* [Task objective]:
Track down each line below containing the string "codes" and copy it.

* [Source information]:
def dense_gated_forward(x: GatedSpikes, weight: Weight, packed: torch.Tensor) -> torch.Tensor:
  bits, gate = x.spikes.bits.contiguous(), x.gate
  _require_gpu(bits, gate, weight.w, packed)
  T, B, H, W, C = x.spikes.shape
  N = weight.w.shape[-1]
  assert weight.w.shape[0] == C * H * W, (tuple(weight.w.shape), x.spikes.shape)
  y = torch.empty((T, B, N), dtype=torch.float32, device=bits.device)
  w = weight.struct()
  with _timed("dense[gated K=%d N=%d]" % (C * H * W, N)):
    L.check(L.lib().snnqp_dense_gated_forward(_ptr(bits), _ptr(gate), T * B, H * W, C, N, ctypes.byref(w),
                                              _ptr(packed), _ptr(y), _stream()))
  return y



_PROFILE = None
PROFILE_NOTES = {}


def profile_start():
  global _PROFILE
  _PROFILE = {}
  PROFILE_NOTES.clear()


def profile_stop():
  global _PROFILE
  prof, _PROFILE = _PROFILE or {}, None
  torch.cuda.synchronize()
  return {tag: (len(evs), sum(a.elapsed_time(b) for a, b in evs))
          for tag, evs in prof.items()}


class _timed:
  def __init__(self, tag):
    self.tag = tag

  def __enter__(self):
    if _PROFILE is not None:
      self.a = torch.cuda.Event(enable_timing=True)
      self.b = torch.cuda.Event(enable_timing=True)
      self.a.record()

  def __exit__(self, *exc):
    if _PROFILE is not None and exc[0] is None:
      self.b.record()
      _PROFILE.setdefault(self.tag, []).append((self.a, self.b))
    return False




_current_min_cache = None


def current_min_bits(weight: Weight, bn: Optional[BnCoeffs], bound: int, cout: int) -> int:
  global _current_min_cache
  if _current_min_cache is None:
    from ._cache import TensorCache
    _current_min_cache = TensorCache(64)
  key = (weight.w,) + ((bn.mean, bn.mul, bn.bias) if bn is not None else (None, None, None))
  extra = (int(bound), int(cout), float(weight.L), float(weight.m))
  v = _current_min_cache.get(key, extra)
  if v is None:
    _require_gpu(weight.w)
    out = torch.full((1,), 0x7F800000, dtype=torch.int32, device=weight.w.device)
    w = weight.struct()
    b = bn.struct() if bn is not None else None
    L.check(L.lib().snnqp_current_min(ctypes.byref(w), ctypes.byref(b) if b is not None else None,
                                      int(bound), int(cout), _ptr(out), _stream()))
    v = int(out.item()) & 0xFFFFFFFF
    _current_min_cache.put(key, extra, v)
  return v


def _tb_strides(x, T, B, time_major: bool, unit: int):
  if time_major:
    return B * unit, unit
  return unit, T * unit


def _zero_step_carry(u_out: Optional[torch.Tensor], u0: Optional[torch.Tensor], T: int):
  if u_out is not None and T == 0:
    if u0 is None:
      u_out.zero_()
    else:
      u_out.copy_(u0)


def conv_lif_forward(x, geom: ConvGeom, weight: Weight, neuron: Neuron,
                     bn: Optional[BnCoeffs] = None, u0: Optional[torch.Tensor] = None,
                     want_u: bool = True, packed_out: bool = False, pool: int = 1,
                     impl: int = L.IMPL_AUTO, time_major: bool = True, x_max: int = 0,
                     x_seen: Optional[torch.Tensor] = None,
                     fallback: Optional[FloatFallback] = None, binary_first: bool = False,
                     logical: Optional[Tuple[int, int, int]] = None):
  xt, in_type = _in_desc(x)
  xt = xt.contiguous()
  _require_gpu(xt, weight.w, u0)
  x_flags = None
  if in_type == L.F32 and weight.is_int:
    if fallback is None:
      raise ValueError("float32 input into integer codes needs a FloatFallback (the float32 kernel)")
    x_flags = torch.empty(1, dtype=torch.int32, device=xt.device)
  if x_seen is not None:
    assert x_seen.dtype == torch.int32 and x_seen.numel() >= 8 and x_seen.is_cuda, \
        "x_seen: eight int32 device words (snnqp.h)"
  T, B = (xt.shape[0], xt.shape[1]) if time_major else (xt.shape[1], xt.shape[0])
  if isinstance(x, PackedFrames):
    assert (x.H, x.W, 2) == (geom.H, geom.W, geom.Cin) and xt.ndim == 3, (x.shape, geom)
    unit = xt.shape[-1]
  else:
    unit = geom.H * geom.W * (xt.shape[-1])
  xs_t, xs_b = _tb_strides(xt, T, B, time_major, unit)
  OH, OW = geom.out_hw()
  dev = xt.device
  u_out = torch.empty((B, OH, OW, geom.Cout), dtype=torch.float32, device=dev) \
      if want_u else None
  if u0 is not None:
    u0 = _f32c(u0)
    assert tuple(u0.shape) == (B, OH, OW, geom.Cout), (u0.shape, (B, OH, OW, geom.Cout))
  _zero_step_carry(u_out, u0, T)
  oshape = (T, B, OH // pool, OW // pool)
  if packed_out:
    s = torch.empty(oshape + ((geom.Cout + 31) // 32,), dtype=torch.int32, device=dev)
  else:
    s = torch.empty(oshape + (geom.Cout,), dtype=torch.float32, device=dev)
  g, w, n = geom.struct(), weight.struct(), neuron.struct()
  b = bn.struct() if bn is not None else None
  cin_l, cout_l = (geom.Cin, geom.Cout) if logical is None else logical[:2]
  tag = "conv%dx%d[%dx%dx%d->%d]" % (geom.KH, geom.KW, geom.H, geom.W, cin_l, cout_l)
  if _PROFILE is not None and in_type == L.BITS and weight.is_int and "dequant" not in PROFILE_NOTES.get(tag, {}):
    PROFILE_NOTES.setdefault(tag, {})["dequant"] = conv_dequant_form(weight, neuron)
  if _PROFILE is not None and logical is not None:
    PROFILE_NOTES.setdefault(tag, {})["channels"] = {
        "cin": geom.Cin, "cout": geom.Cout, "live_out": int(logical[2])}
  speculate = (binary_first and packed_out and not isinstance(x, (PackedFrames, PackedSpikes))
               and in_type in (L.U8, L.F32) and geom.Cin == 2 and weight.is_int and impl != L.IMPL_GENERIC
               and xt.ndim == 5)
  with _timed(tag):
    if speculate:
      pf, not_binary = pack_frames_checked(xt)
      ps_t, ps_b = _tb_strides(pf.data, T, B, time_major, pf.data.shape[-1])
      try:
        L.check(L.lib().snnqp_conv_lif_forward(
            _ptr(pf.data), L.EV1, ps_t, ps_b, T, B, ctypes.byref(g), ctypes.byref(w),
            _ptr(weight.wt), ctypes.byref(b) if b is not None else None, ctypes.byref(n),
            _ptr(u0), _ptr(u_out), _ptr(s), L.BITS, pool, impl, 1, None, None, _stream()))
      except L.SnnqpError as e:
        if e.code != L.EUNSUPPORTED:
          raise
        speculate = False
    if speculate:
      L.check(L.lib().snnqp_conv_lif_forward_pred(
          _ptr(not_binary), _ptr(xt), in_type, xs_t, xs_b, T, B, ctypes.byref(g), ctypes.byref(w),
          _ptr(weight.wt), ctypes.byref(b) if b is not None else None, ctypes.byref(n),
          _ptr(u0), _ptr(u_out), _ptr(s), L.BITS, pool,
          int(x_max), _ptr(x_seen), _ptr(x_flags), _stream()))
    else:
      L.check(L.lib().snnqp_conv_lif_forward(
          _ptr(xt), in_type, xs_t, xs_b, T, B, ctypes.byref(g), ctypes.byref(w),
          _ptr(weight.wt), ctypes.byref(b) if b is not None else None, ctypes.byref(n),
          _ptr(u0), _ptr(u_out), _ptr(s), L.BITS if packed_out else L.F32, pool, impl,
          int(x_max), _ptr(x_seen), _ptr(x_flags), _stream()))
  if fallback is not None:
    xf = _f32c(xt if fallback.x is None else fallback.x)
    pred = x_flags if fallback.pred is None else fallback.pred
    fw = fallback.weight.struct()
    fs_t, fs_b = _tb_strides(xf, T, B, time_major, geom.H * geom.W * geom.Cin)
    L.check(L.lib().snnqp_conv_lif_forward_if(
        _ptr(pred), _ptr(xf), L.F32, fs_t, fs_b, T, B, ctypes.byref(g), ctypes.byref(fw),
        ctypes.byref(b) if b is not None else None, ctypes.byref(n), _ptr(u0), _ptr(u_out), _ptr(s),
        L.BITS if packed_out else L.F32, pool, _stream()))
  return u_out, (PackedSpikes(s, geom.Cout) if packed_out else s)


def dense_lif_forward(x, weight: Weight, K: int, N: int, neuron: Neuron,
                      bn: Optional[BnCoeffs] = None, u0: Optional[torch.Tensor] = None,
                      want_u: bool = True, packed_out: bool = False,
                      impl: int = L.IMPL_AUTO, time_major: bool = True,
                      fallback: Optional[FloatFallback] = None):
  xt, in_type = _in_desc(x)
  xt = xt.contiguous()
  _require_gpu(xt, weight.w, u0)
  x_flags = None
  if in_type == L.F32 and weight.is_int:
    if fallback is None:
      raise ValueError("float32 rows into integer codes need a FloatFallback (the float32 kernel)")
    x_flags = torch.empty(1, dtype=torch.int32, device=xt.device)
  T, B = (xt.shape[0], xt.shape[1]) if time_major else (xt.shape[1], xt.shape[0])
  xs_t, xs_b = _tb_strides(xt, T, B, time_major, xt.shape[-1])
  dev = xt.device
  u_out = torch.empty((B, N), dtype=torch.float32, device=dev) if want_u else None
  if u0 is not None:
    u0 = _f32c(u0)
    assert tuple(u0.shape) == (B, N)
  _zero_step_carry(u_out, u0, T)
  if packed_out:
    s = torch.empty((T, B, (N + 31) // 32), dtype=torch.int32, device=dev)
  else:
    s = torch.empty((T, B, N), dtype=torch.float32, device=dev)
  w, n = weight.struct(), neuron.struct()
  b = bn.struct() if bn is not None else None
  ws = _dense_workspace(dev, int(L.lib().snnqp_dense_workspace_bytes(in_type, T, B, K, N, ctypes.byref(w)))) \
      if (packed_out and impl != L.IMPL_GENERIC) else None
  with _timed("dense[%d->%d]" % (K, N)):
    L.check(L.lib().snnqp_dense_lif_forward_ws(
        _ptr(xt), in_type, xs_t, xs_b, T, B, K, N, ctypes.byref(w), _ptr(weight.wt),
        ctypes.byref(b) if b is not None else None, ctypes.byref(n), _ptr(u0),
        _ptr(u_out), _ptr(s), L.BITS if packed_out else L.F32, impl, _ptr(x_flags),
        _ptr(ws), 0 if ws is None else ws.numel(), _stream()))
  if fallback is not None:
    xf = _f32c(xt if fallback.x is None else fallback.x)
    pred = x_flags if fallback.pred is None else fallback.pred
    fw = fallback.weight.struct()
    L.check(L.lib().snnqp_dense_lif_forward_if(
        _ptr(pred), _ptr(xf), L.F32, xs_t, xs_b, T, B, K, N, ctypes.byref(fw),
        ctypes.byref(b) if b is not None else None, ctypes.byref(n), _ptr(u0), _ptr(u_out), _ptr(s),
        L.BITS if packed_out else L.F32, _stream()))
  return u_out, (PackedSpikes(s, N) if packed_out else s)


_dense_ws = {}
_CAPTURE_KEEP = None


def _dense_workspace(dev, nbytes: int):
  if nbytes <= 0:
    return None
  if torch.cuda.is_current_stream_capturing():
    ws = torch.empty(nbytes, dtype=torch.uint8, device=dev)
    if _CAPTURE_KEEP is not None:
      _CAPTURE_KEEP.append(ws)
    return ws
  key = (torch.device(dev).index, torch.cuda.current_stream(dev).cuda_stream)
  ws = _dense_ws.get(key)
  if ws is None or ws.numel() < nbytes:
    ws = _dense_ws[key] = torch.zeros(nbytes, dtype=torch.uint8, device=dev)
  return ws


def dense_head_forward(x, w1: Weight, K: int, N1: int, nrn1: Neuron, w2: Weight, N2: int,
                       nrn2: Neuron, group: int = 10, want_s1: bool = False,
                       want_s2: bool = False, time_major: bool = True,
                       fallback: Optional[FloatFallback] = None):
  xt, in_type = _in_desc(x)
  xt = xt.contiguous()
  _require_gpu(xt, w1.w, w2.w)
  T, B = (xt.shape[0], xt.shape[1]) if time_major else (xt.shape[1], xt.shape[0])
  xs_t, xs_b = _tb_strides(xt, T, B, time_major, xt.shape[-1])
  dev = xt.device
  if N2 % group:
    raise ValueError("vote: %d features not divisible by group %d" % (N2, group))
  logits = torch.empty((B, N2 // group), dtype=torch.float32, device=dev)
  x_flags = None
  if in_type == L.F32:
    if fallback is None or fallback.x is not None:
      raise ValueError("float32 rows into the fused head need a FloatFallback of the first block")
    x_flags = torch.empty(1, dtype=torch.int32, device=dev)
  elif fallback is not None:
    raise ValueError("a FloatFallback goes with float32 rows; uint8 / bit-packed rows have nothing to redo")
  redo = in_type == L.F32
  s1 = torch.empty((T, B, (N1 + 31) // 32), dtype=torch.int32, device=dev) if (want_s1 or redo) else None
  s2 = torch.empty((T, B, (N2 + 31) // 32), dtype=torch.int32, device=dev) if (want_s2 or redo) else None
  a, b, n1, n2 = w1.struct(), w2.struct(), nrn1.struct(), nrn2.struct()
  nws = _head_ws_bytes.get((T, B, N1))
  if nws is None:
    nws = _head_ws_bytes[(T, B, N1)] = int(L.lib().snnqp_dense_head_workspace_bytes(T, B, N1))
  ws = _dense_workspace(dev, nws)
  with _timed("dense_head[%d->%d->%d]" % (K, N1, N2)):
    L.check(L.lib().snnqp_dense_head_forward(
        _ptr(xt), in_type, xs_t, xs_b, T, B, K, N1, ctypes.byref(a), _ptr(w1.wt), ctypes.byref(n1),
        N2, ctypes.byref(b), _ptr(w2.wt), ctypes.byref(n2), int(group),
        _ptr(s1) if (want_s1 or redo) else None, _ptr(s2) if (want_s2 or redo) else None,
        _ptr(logits), _ptr(x_flags), _ptr(ws), 0 if ws is None else ws.numel(), _stream()))
  if redo:
    fw = fallback.weight.struct()
    lib = L.lib()
    L.check(lib.snnqp_dense_lif_forward_if(_ptr(x_flags), _ptr(xt), L.F32, xs_t, xs_b, T, B, K, N1,
                                           ctypes.byref(fw), None, ctypes.byref(n1), None, None, _ptr(s1),
                                           L.BITS, _stream()))
    cw1 = (N1 + 31) // 32
    L.check(lib.snnqp_dense_lif_forward_if(_ptr(x_flags), _ptr(s1), L.BITS, B * cw1, cw1, T, B, N1, N2,
                                           ctypes.byref(b), None, ctypes.byref(n2), None, None, _ptr(s2),
                                           L.BITS, _stream()))
    L.check(lib.snnqp_vote_if(_ptr(x_flags), _ptr(s2), L.BITS, T, B, N2, int(group), _ptr(logits), _stream()))
  return (logits, PackedSpikes(s1, N1) if want_s1 else None,
          PackedSpikes(s2, N2) if want_s2 else None)


_head_ws_bytes = {}


def fallback_counts(reset: bool = False) -> dict:
  conv, dense = ctypes.c_int64(), ctypes.c_int64()
  buf = ctypes.create_string_buffer(256)
  L.check(L.lib().snnqp_fallback_counts(ctypes.byref(conv), ctypes.byref(dense), buf, 256,
                                        1 if reset else 0))
  return {"conv_blocks": conv.value, "dense_blocks": dense.value,
          "last_reason": buf.value.decode("utf-8", "replace")}


def device_status(device=None, reset: bool = False) -> int:
  dev = torch.cuda.current_device() if device is None else torch.device(device).index
  code = ctypes.c_uint32()
  L.check(L.lib().snnqp_device_status(int(dev or 0), ctypes.byref(code), 1 if reset else 0))
  return int(code.value)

* [Reply to the task]:
      raise ValueError("float32 input into integer codes needs a FloatFallback (the float32 kernel)")
      raise ValueError("float32 rows into integer codes need a FloatFallback (the float32 kernel)")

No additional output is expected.